Take every line from the records below that includes the word "tstate".
MATERIAL PROVIDED section start
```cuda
__global__ void __launch_bounds__(256)
k_sel_final_copy(const DHit *__restrict__ a, const uint64_t *__restrict__ grp, const int32_t *__restrict__ map, uint32_t n_seq,
                 const uint32_t *__restrict__ off, const uint32_t *__restrict__ n_new, DHit *__restrict__ out, uint64_t *__restrict__ grp_out,
                 unsigned long long *scal)
{
	const int lane = threadIdx.x & 31;
	const unsigned lt = (1u << lane) - 1u;
	if (blockIdx.x == 0 && threadIdx.x == 0) { const uint32_t nn = *n_new; scal[SCS_NSEQ] = nn, scal[SCS_NHITS] = off[nn]; }
	for (uint32_t r = (blockIdx.x * blockDim.x + threadIdx.x) >> 5; r < n_seq; r += (gridDim.x * blockDim.x) >> 5) {
		const int32_t m = map[r];
		if (m < 0) continue;
		if (lane == 0) { const uint32_t s = off[m], e = off[m + 1]; grp_out[m] = e > s ? (uint64_t)s << 32 | e : 0; }
		const uint64_t g = grp[r];
		const uint32_t end = (uint32_t)g, first = (uint32_t)(g >> 32);
		if (end == 0) continue;
		uint32_t o = off[m];
		for (uint32_t c = first; c < end; c += 32) {
			const uint32_t i = c + lane;
			DHit h;
			int32_t tn = -1;
			if (i < end) { h = ld_hit(a + i); tn = map[h.tn]; }
			const unsigned km = __ballot_sync(0xffffffffu, tn >= 0);
			if (tn >= 0) {
				h.qns = (uint64_t)(uint32_t)m << 32 | (uint32_t)h.qns, h.tn = (uint32_t)tn;
				st_hit(out + o + __popc(km & lt), h);
			}
			o += __popc(km);
		}
	}
}

static unsigned warp_grid(uint32_t n_seq, unsigned warps_per_block)
{
	const unsigned g = (n_seq + warps_per_block - 1) / warps_per_block;
	return g < 1 ? 1 : g < MAB_SMS * 32u ? g : MAB_SMS * 32u;
}

static void exclusive_sum(MabDev &d, const uint32_t *in, uint32_t *out, size_t n)
{
	size_t tb = 0;
	cub::DeviceScan::ExclusiveSum(nullptr, tb, in, out, (int64_t)n, d.stream);
	void *tmp = d.tmp(tb);
	cub::DeviceScan::ExclusiveSum(tmp, tb, in, out, (int64_t)n, d.stream);
	++d.n_lib;
}

size_t dh_select(MabDev &d, DHits &h, DSub *sub, const SelectParams &o, int32_t *map_out, float *cov, const SelectHooks &hk)
{
	const uint32_t n_seq = h.n_seq;
	if (h.n >= (1ull << 31)) { fprintf(stderr, "[E::miniasm_b200] more than 2^31 hits on one GPU\n"); exit(73); }
	if (!h.grp) {
		h.grp = mab_alloc<uint64_t>(d, n_seq);
		MAB_CUDA(cudaMemsetAsync(h.grp, 0, (size_t)n_seq * 8, d.stream));
		if (h.n) MAB_LAUNCH(d, k_group_bounds, mab_grid(h.n, 256), 256, 0, h.a, h.n, (uint32_t*)h.grp, nullptr);
	}
	dh_sub(d, h, o.min_dp, o.min_iden, 0, sub);
	if (hk.sub_done) hk.sub_done(sub);
	d.trace("select:sub1");

	const int clip = o.min_span / 2;
	DSub *sub2 = mab_alloc<DSub>(d, n_seq);
	uint32_t *big = mab_alloc<uint32_t>(d, n_seq);
	MAB_CUDA(cudaMemsetAsync(sub2, 0, (size_t)n_seq * sizeof(DSub), d.stream));
	d.zero_scal(0, SCS_NHITS + 1);
	MAB_LAUNCH(d, k_sel_cut_flt_sub, warp_grid(n_seq, SUBW_WARPS), SUBW_WARPS * 32, 0, h.a, h.grp, n_seq, sub, o.min_span, o.flt_max_hang, o.flt_min_ovlp,
	           o.min_dp, o.min_iden, (uint32_t)clip, sub2, big, d.d_scal);
	const uint32_t n_big = (uint32_t)d.get_scal(SC_BIG);
	{
		unsigned long long gv[4] = { d.h_scal[SCS_DP], d.h_scal[SCS_LEN], d.h_scal[SCS_CUT], d.h_scal[SCS_FLT] };
		sum_ranks(gv, 4);
		*cov = (float)((double)gv[0] / gv[1]);
		if (ma_verbose_dev >= 3) {
			fprintf(stderr, "[M::%s::%s] %ld hits remain after cut\n", "ma_hit_cut", sys_timestamp(), (long)gv[2]);
			fprintf(stderr, "[M::%s::%s] %ld hits remain after filtering; crude coverage after filtering: %.2f\n", "ma_hit_flt", sys_timestamp(), (long)gv[3], *cov);
		}
	}
	if (hk.step3) hk.step3();
	if (n_big) sub_big_reads(d, h, h.grp, big, n_big, o.min_dp, o.min_iden, clip, sub2);
	d.free(big);
	{
		unsigned long long v[1] = { d.get_scal(SC_COUNT) };
		sum_ranks(v, 1);
		if (ma_verbose_dev >= 3) fprintf(stderr, "[M::%s::%s] %ld query sequences remain after sub\n", "ma_hit_sub", sys_timestamp(), (long)v[0]);
	}
	if (hk.sub_done) hk.sub_done(sub2);
	dh_sub_merge(d, n_seq, sub, sub2);
	d.trace("select:cut1+flt+sub2");

	uint8_t *used = mab_alloc<uint8_t>(d, n_seq);
	uint32_t *tn = reinterpret_cast<uint32_t*>(h.a2);
	MAB_CUDA(cudaMemsetAsync(used, 0, n_seq, d.stream));
	MAB_LAUNCH(d, k_sel_cut_cont, warp_grid(n_seq, 8), 256, 0, h.a, h.grp, n_seq, sub2, sub, o.min_span, o.cont, used, tn, d.d_scal + SCS_CUT2);
	if (hk.flags_done) hk.flags_done(sub, used, n_seq);

	uint32_t *keep = mab_alloc<uint32_t>(d, (size_t)n_seq + 1), *excl = mab_alloc<uint32_t>(d, (size_t)n_seq + 1);
	uint32_t *cnt = mab_alloc<uint32_t>(d, (size_t)n_seq + 1), *off = mab_alloc<uint32_t>(d, (size_t)n_seq + 1);
	MAB_CUDA(cudaMemsetAsync(keep + n_seq, 0, 4, d.stream));
	MAB_LAUNCH(d, k_cont_keep, mab_grid(n_seq, 256), 256, 0, n_seq, sub, used, nullptr, keep);
	exclusive_sum(d, keep, excl, (size_t)n_seq + 1);
	MAB_LAUNCH(d, k_cont_map, mab_grid(n_seq, 256), 256, 0, n_seq, keep, excl, map_out, sub, sub2);
	MAB_LAUNCH(d, k_sel_final_count, warp_grid(n_seq, 8), 256, 0, h.grp, tn, map_out, n_seq, cnt);
	exclusive_sum(d, cnt, off, (size_t)n_seq + 1);
	uint64_t *grp_new = mab_alloc<uint64_t>(d, n_seq);
	MAB_LAUNCH(d, k_sel_final_copy, warp_grid(n_seq, 8), 256, 0, h.a, h.grp, map_out, n_seq, off, excl + n_seq, h.a2, grp_new, d.d_scal);
	const uint32_t n_new = (uint32_t)d.get_scal(SCS_NSEQ);
	const size_t n_hits = (size_t)d.h_scal[SCS_NHITS];
	const unsigned long long n_cut2 = d.h_scal[SCS_CUT2];
	if (n_new) MAB_CUDA(cudaMemcpyAsync(sub, sub2, (size_t)n_new * sizeof(DSub), cudaMemcpyDeviceToDevice, d.stream));
	d.free(sub2); d.free(used); d.free(keep); d.free(excl); d.free(cnt); d.free(off);
	DHit *t = h.a; h.a = h.a2; h.a2 = t;
	h.n = n_hits, h.n_seq = n_new;
	d.free(h.grp);
	h.grp = grp_new;
	d.trace("select:cut2+contained");

	unsigned long long gv[2] = { n_cut2, (unsigned long long)h.n };
	sum_ranks(gv, 2);
	if (ma_verbose_dev >= 3) {
		fprintf(stderr, "[M::%s::%s] %ld hits remain after cut\n", "ma_hit_cut", sys_timestamp(), (long)gv[0]);
		fprintf(stderr, "[M::%s::%s] %d sequences and %ld hits remain after containment removal\n", "ma_hit_contained", sys_timestamp(), n_new, (long)gv[1]);
	}
	return h.n;
}

__global__ void k_seq_set(uint32_t n_seq, const uint32_t *len, const uint8_t *del, uint32_t *seq, unsigned *max_len)
{
	unsigned mx = 0;
	for (uint32_t i = blockIdx.x * blockDim.x + threadIdx.x; i < n_seq; i += gridDim.x * blockDim.x) {
		uint32_t l = len[i] & 0x7fffffffu;
		seq[i] = l | (del && del[i] ? MAB_DEL_BIT : 0);
		mx = l > mx ? l : mx;
	}
	mx = __reduce_max_sync(0xffffffffu, mx);
	if ((threadIdx.x & 31) == 0 && mx) atomicMax(max_len, mx);
}

__global__ void k_sg_arcs(const DHit *a, size_t n, uint32_t *seq, HitArcParams p, uint32_t lb, uint64_t sentinel, uint64_t *key, uint64_t *val, unsigned long long *n_emit)
{
	unsigned cnt = 0;
	for (size_t i = blockIdx.x * (size_t)blockDim.x + threadIdx.x; i < n; i += (size_t)gridDim.x * blockDim.x) {
		DHit h = ld_hit(a + i);
		const uint32_t qn = (uint32_t)(h.qns >> 32);
		DArc t;
		t.ul = 0, t.v = 0, t.ol_del = 0;
		int r = mab_hit2arc(h, (int)(seq[qn] & 0x7fffffffu), (int)(seq[h.tn] & 0x7fffffffu), p.max_hang, p.int_frac, p.min_ovlp, &t);
		bool emit = false;
		if (r >= 0) {
			if (qn == h.tn) {
				if ((uint32_t)h.qns == h.ts && h.qe == h.te && (h.ml_rev >> 31)) atomicOr(&seq[qn], MAB_DEL_BIT);
			} else emit = true;
		} else if (r == MAB_HT_QCONT) atomicOr(&seq[qn], MAB_DEL_BIT);
		key[i] = emit ? ((t.ul >> 32) << lb | (uint32_t)t.ul) : sentinel;
		val[i] = (uint64_t)t.ol_del << 32 | t.v;
		cnt += emit;
	}
	cnt = __reduce_add_sync(0xffffffffu, cnt);
	if ((threadIdx.x & 31) == 0 && cnt) atomicAdd(n_emit, (unsigned long long)cnt);
}

constexpr int SGW_WARPS = 8, SGW_HITS = 256, SGW_IDX_BITS = 9;
constexpr int SGC_HITS = 8192, SGC_THREADS = 512;

typedef cub::ScanTileState<uint32_t> ArcTileState;
typedef cub::TilePrefixCallbackOp<uint32_t, ::cuda::std::plus<uint32_t>, ArcTileState> ArcPrefixOp;

__global__ void k_arc_tiles_init(ArcTileState ts, int n_tile) { ts.InitializeStatus(n_tile); }

__global__ void k_grp_max(const uint64_t *grp, uint32_t n, unsigned long long *mx)
{
	unsigned m = 0;
	for (uint32_t i = blockIdx.x * blockDim.x + threadIdx.x; i < n; i += gridDim.x * blockDim.x) {
		const uint64_t g = grp[i];
		const unsigned c = (uint32_t)g ? (uint32_t)g - (uint32_t)(g >> 32) : 0;
		m = c > m ? c : m;
	}
	m = __reduce_max_sync(0xffffffffu, m);
	if ((threadIdx.x & 31) == 0 && m) atomicMax(mx, (unsigned long long)m);
}

__global__ void __launch_bounds__(SGW_WARPS * 32)
k_sg_onepass(const DHit *__restrict__ a, const uint64_t *__restrict__ grp, uint32_t *seq, uint32_t n_seq, HitArcParams p, uint32_t lb,
             unsigned long long *tile_ctr, ArcTileState tstate, DArc *__restrict__ out, uint64_t *__restrict__ idx, uint2 *__restrict__ big_list,
             unsigned long long *scal)
{
	__shared__ uint32_t s_key[SGW_WARPS][SGW_HITS], s_v[SGW_WARPS][SGW_HITS], s_ol[SGW_WARPS][SGW_HITS];
	__shared__ typename ArcPrefixOp::TempStorage s_pref;
	__shared__ uint32_t s_n[SGW_WARPS], s_tile, s_base;
	const int warp = threadIdx.x >> 5, lane = threadIdx.x & 31;
	const unsigned lt = (1u << lane) - 1u;
	uint32_t *key = s_key[warp], *pv = s_v[warp], *pol = s_ol[warp];
	const uint32_t len_mask = (1u << lb) - 1u;
	if (threadIdx.x == 0) s_tile = (uint32_t)atomicAdd(tile_ctr, 1ull);
	__syncthreads();
	const uint32_t t = s_tile, r = t * SGW_WARPS + warp;
	uint32_t first = 0, cnt = 0, n = 0, n0 = 0;
	int ql = 0;
	if (r < n_seq) {
		const uint64_t g = grp[r];
		if ((uint32_t)g) first = (uint32_t)(g >> 32), cnt = (uint32_t)g - first;
		ql = (int)(seq[r] & 0x7fffffffu);
	}
	const bool big = cnt > SGW_HITS;
	for (uint32_t c = 0; c < cnt; c += 32) {
		bool ok = false;
		DArc e;
		e.ul = 0, e.v = 0, e.ol_del = 0;
		if (c + lane < cnt) {
			const DHit h = ld_hit(a + first + c + lane);
			const int rr = mab_hit2arc(h, ql, (int)(seq[h.tn] & 0x7fffffffu), p.max_hang, p.int_frac, p.min_ovlp, &e);
			if (rr >= 0) {
				if (h.tn == r) {
					if ((uint32_t)h.qns == h.ts && h.qe == h.te && (h.ml_rev >> 31)) atomicOr(&seq[r], MAB_DEL_BIT);
				} else ok = true;
			} else if (rr == MAB_HT_QCONT) atomicOr(&seq[r], MAB_DEL_BIT);
		}
		const uint32_t dir = (uint32_t)(e.ul >> 32) & 1u;
		const unsigned m = __ballot_sync(0xffffffffu, ok), m0 = __ballot_sync(0xffffffffu, ok && dir == 0);
		if (ok && !big) {
			const uint32_t k = n + __popc(m & lt);
			key[k] = ((dir << lb | (uint32_t)e.ul) << SGW_IDX_BITS) | k;
			pv[k] = e.v, pol[k] = e.ol_del;
		}
		n += __popc(m), n0 += __popc(m0);
	}
	if (n && !big) {
		uint32_t np = 32; while (np < n) np <<= 1;
		__syncwarp();
		switch (np) {
			case 32: sub_sort_regs<1>(key, n, lane); break;
			case 64: sub_sort_regs<2>(key, n, lane); break;
			case 128: sub_sort_regs<4>(key, n, lane); break;
			default: sub_sort_regs<8>(key, n, lane); break;
		}
		__syncwarp();
	}
	if (lane == 0) {
		s_n[warp] = n;
		if (r < n_seq && (atomicOr(&seq[r], 0u) & MAB_DEL_BIT)) atomicAdd(scal + SC_NSEL, 1ull);
	}
	__syncthreads();
	if (warp == 0) {
		const uint32_t agg = __reduce_add_sync(0xffffffffu, lane < SGW_WARPS ? s_n[lane] : 0u);
		if (t == 0) {
			if (lane == 0) tstate.SetInclusive(0, agg), s_base = 0;
		} else {
			ArcPrefixOp op(tstate, s_pref, ::cuda::std::plus<uint32_t>(), (int)t);
			const uint32_t ex = op(agg);
			if (lane == 0) s_base = ex;
		}
		if (lane == 0 && agg) atomicAdd(scal + SC_COUNT, (unsigned long long)agg);
	}
	__syncthreads();
	if (r >= n_seq) return;
	uint32_t base = s_base;
	for (int w = 0; w < warp; ++w) base += s_n[w];
	if (lane == 0) {
		idx[2 * (size_t)r] = n0 ? (uint64_t)base << 32 | n0 : 0;
		idx[2 * (size_t)r + 1] = n > n0 ? (uint64_t)(base + n0) << 32 | (n - n0) : 0;
		if (big && n) big_list[atomicAdd(scal + SC_BIG, 1ull)] = make_uint2(r, base);
	}
	if (big) return;
	for (uint32_t j = lane; j < n; j += 32) {
		const uint32_t k = key[j], src = k & ((1u << SGW_IDX_BITS) - 1u), kl = k >> SGW_IDX_BITS;
		*reinterpret_cast<uint4*>(out + base + j) = make_uint4(kl & len_mask, r << 1 | kl >> lb, pv[src], pol[src]);
	}
}

__global__ void __launch_bounds__(SGC_THREADS)
k_sg_sort_cta(const DHit *__restrict__ a, const uint64_t *__restrict__ grp, const uint32_t *__restrict__ seq,
              const uint2 *__restrict__ big_list, uint32_t n_big, HitArcParams p, DArc *__restrict__ out)
{
	typedef cub::BlockScan<uint32_t, SGC_THREADS> BS;
	extern __shared__ __align__(16) unsigned char sg_smem[];
	uint64_t *key = reinterpret_cast<uint64_t*>(sg_smem);
	uint32_t *pv = reinterpret_cast<uint32_t*>(key + SGC_HITS), *pol = pv + SGC_HITS;
	__shared__ typename BS::TempStorage s_scan;
	const uint32_t tid = threadIdx.x, nt = blockDim.x;
	for (uint32_t b = blockIdx.x; b < n_big; b += gridDim.x) {
		const uint2 rb = big_list[b];
		const uint32_t r = rb.x, base = rb.y;
		const uint64_t g = grp[r];
		const uint32_t first = (uint32_t)(g >> 32), cnt = (uint32_t)g - first;
		const int ql = (int)(seq[r] & 0x7fffffffu);
		uint32_t n = 0;
		for (uint32_t c0 = 0; c0 < cnt; c0 += nt) {
			const uint32_t c = c0 + tid;
			bool ok = false;
			DArc e;
			e.ul = 0, e.v = 0, e.ol_del = 0;
			if (c < cnt) {
				const DHit h = ld_hit(a + first + c);
				const int rr = mab_hit2arc(h, ql, (int)(seq[h.tn] & 0x7fffffffu), p.max_hang, p.int_frac, p.min_ovlp, &e);
				ok = rr >= 0 && h.tn != r;
			}
			uint32_t k, tot;
			BS(s_scan).ExclusiveSum((uint32_t)ok, k, tot);
			if (ok) {
				k += n;
				key[k] = (uint64_t)((((uint32_t)(e.ul >> 32) & 1u) << 31) | (uint32_t)e.ul) << 32 | k;
				pv[k] = e.v, pol[k] = e.ol_del;
			}
			n += tot;
			__syncthreads();
		}
		uint32_t np = 2; while (np < n) np <<= 1;
		for (uint32_t i = n + tid; i < np; i += nt) key[i] = ~0ull;
		__syncthreads();
		for (uint32_t k = 2, lk = 1; k <= np; k <<= 1, ++lk)
			for (uint32_t lj = lk; lj-- > 0;) {
				const uint32_t j = 1u << lj;
				for (uint32_t t = tid; t < np / 2; t += nt) {
					const uint32_t lo = ((t >> lj) << (lj + 1)) | (t & (j - 1)), hi = lo + j;
					const uint64_t x = key[lo], y = key[hi];
					const bool asc = (lo & k) == 0;
					if ((x > y) == asc) key[lo] = y, key[hi] = x;
				}
				__syncthreads();
			}
		for (uint32_t j = tid; j < n; j += nt) {
			const uint64_t k = key[j];
			const uint32_t src = (uint32_t)k, kl = (uint32_t)(k >> 32);
			*reinterpret_cast<uint4*>(out + base + j) = make_uint4(kl & 0x7fffffffu, r << 1 | kl >> 31, pv[src], pol[src]);
		}
		__syncthreads();
	}
}

static bool sg_emit_segmented(MabDev &d, const DHits &h, const HitArcParams &p, uint32_t lb, DGraph &g, uint32_t *n_del)
{
	const size_t n = h.n;
	const uint32_t n_seq = h.n_seq;
	if (lb + 1 + SGW_IDX_BITS > 32 || n >= (1ull << 31) || n_seq == 0) return false;
	d.zero_scal(SC_COUNT, 5);
	d.zero_scal(SC_NSEL);
	d.zero_scal(SC_TMP0);
	const uint64_t *grp = h.grp;
	uint64_t *own = nullptr;
	if (!grp) {
		own = mab_alloc<uint64_t>(d, n_seq);
		MAB_CUDA(cudaMemsetAsync(own, 0, (size_t)n_seq * 8, d.stream));
		MAB_LAUNCH(d, k_group_bounds, mab_grid(n, 256), 256, 0, h.a, n, (uint32_t*)own, d.d_scal + SC_AUX2);
		grp = own;
	}
	MAB_LAUNCH(d, k_grp_max, mab_grid(n_seq, 256), 256, 0, grp, n_seq, d.d_scal + SC_AUX);
	const bool ok = d.get_scal(SC_AUX) <= (unsigned long long)SGC_HITS && d.h_scal[SC_AUX2] == 0;
	if (ok) {
		dg_reserve(d, g, n);
		const int n_tile = (int)((n_seq + SGW_WARPS - 1) / SGW_WARPS);
		size_t ts_bytes = 0;
		MAB_CUDA(ArcTileState::AllocationSize(n_tile, ts_bytes));
		void *ts_mem = d.alloc(ts_bytes);
		ArcTileState ts;
		MAB_CUDA(ts.Init(n_tile, ts_mem, ts_bytes));
		MAB_LAUNCH(d, k_arc_tiles_init, mab_grid((size_t)n_tile, 256, 1u << 30), 256, 0, ts, n_tile);
		uint2 *big = mab_alloc<uint2>(d, n_seq);
		MAB_LAUNCH(d, k_sg_onepass, n_tile, SGW_WARPS * 32, 0, h.a, grp, g.seq, n_seq, p, lb, d.d_scal + SC_TMP0, ts, g.arc, g.idx, big, d.d_scal);
		g.n_arc = (uint32_t)d.get_scal(SC_COUNT);
		*n_del = (uint32_t)d.h_scal[SC_NSEL];
		const uint32_t n_big = (uint32_t)d.h_scal[SC_BIG];
		if (n_big) {
			const size_t smem = (size_t)SGC_HITS * 16;
			MAB_CUDA(cudaFuncSetAttribute(k_sg_sort_cta, cudaFuncAttributeMaxDynamicSharedMemorySize, (int)smem));
			MAB_LAUNCH(d, k_sg_sort_cta, n_big < MAB_SMS ? n_big : MAB_SMS, SGC_THREADS, smem, h.a, grp, g.seq, big, n_big, p, g.arc);
		}
		d.free(ts_mem); d.free(big);
		g.len_bits = lb, g.is_srt = true, g.has_idx = true;
	}
	d.free(own);
	return ok;
}

void dh_sg_gen(MabDev &d, const DHits &h, const uint32_t *len, const uint8_t *del, const HitArcParams &p, DGraph &g)
{
	const int64_t n_del = dh_sg_emit(d, h, len, del, p, g);
	if ((n_del < 0 ? dg_n_del_seq(d, g) : (uint32_t)n_del) != 0) dg_cleanup(d, g);
	else if (!g.has_idx) dg_arc_index(d, g);
	if (MAB_V(1)) fprintf(stderr, "[M::%s] read %d arcs\n", "ma_sg_gen", g.n_arc);
}

int64_t dh_sg_emit(MabDev &d, const DHits &h, const uint32_t *len, const uint8_t *del, const HitArcParams &p, DGraph &g)
{
	const uint32_t n_seq = h.n_seq;
	dg_set_nseq(d, g, n_seq);
	g.n_arc = 0, g.is_srt = false, g.is_symm = false, g.has_idx = false;
	d.zero_scal(SC_AUX);
	d.zero_scal(SC_COUNT);
	unsigned *d_max = (unsigned*)(d.d_scal + SC_AUX);
	if (n_seq) MAB_LAUNCH(d, k_seq_set, mab_grid(n_seq, 256), 256, 0, n_seq, len, del, g.seq, d_max);
	const unsigned mx = (unsigned)(d.get_scal(SC_AUX) & 0xffffffffu);
	const uint32_t lb = bits_for(mx);
	if (h.n) {
		if (h.n >= (1ull << 31)) { fprintf(stderr, "[E::miniasm_b200] more than 2^31 arcs on one GPU\n"); exit(73); }
		static const bool seg_sort = !(getenv("MAB_SG_SEGSORT") && atoi(getenv("MAB_SG_SEGSORT")) == 0);
		uint32_t n_del = 0;
		if (seg_sort && sg_emit_segmented(d, h, p, lb, g, &n_del)) return n_del;
		d.zero_scal(SC_COUNT);
		const uint64_t sentinel = 1ull << (lb + bits_for((uint64_t)n_seq * 2 - 1));
		uint64_t *ka = mab_alloc<uint64_t>(d, h.n), *kb = mab_alloc<uint64_t>(d, h.n), *va = mab_alloc<uint64_t>(d, h.n), *vb = mab_alloc<uint64_t>(d, h.n);
		MAB_LAUNCH(d, k_sg_arcs, mab_grid(h.n, 256), 256, 0, h.a, h.n, g.seq, p, lb, sentinel, ka, va, d.d_scal + SC_COUNT);
		const uint32_t n_arc = (uint32_t)d.get_scal(SC_COUNT);
		dg_build_sorted(d, g, ka, va, kb, vb, (uint32_t)h.n, n_arc, lb, true);
		d.free(ka); d.free(kb); d.free(va); d.free(vb);
	} else { dg_reserve(d, g, 1); g.is_srt = true; }
	return -1;
}
```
MATERIAL PROVIDED section end
* **RESPONSE TO THIS TASK**
             unsigned long long *tile_ctr, ArcTileState tstate, DArc *__restrict__ out, uint64_t *__restrict__ idx, uint2 *__restrict__ big_list,
			if (lane == 0) tstate.SetInclusive(0, agg), s_base = 0;
			ArcPrefixOp op(tstate, s_pref, ::cuda::std::plus<uint32_t>(), (int)t);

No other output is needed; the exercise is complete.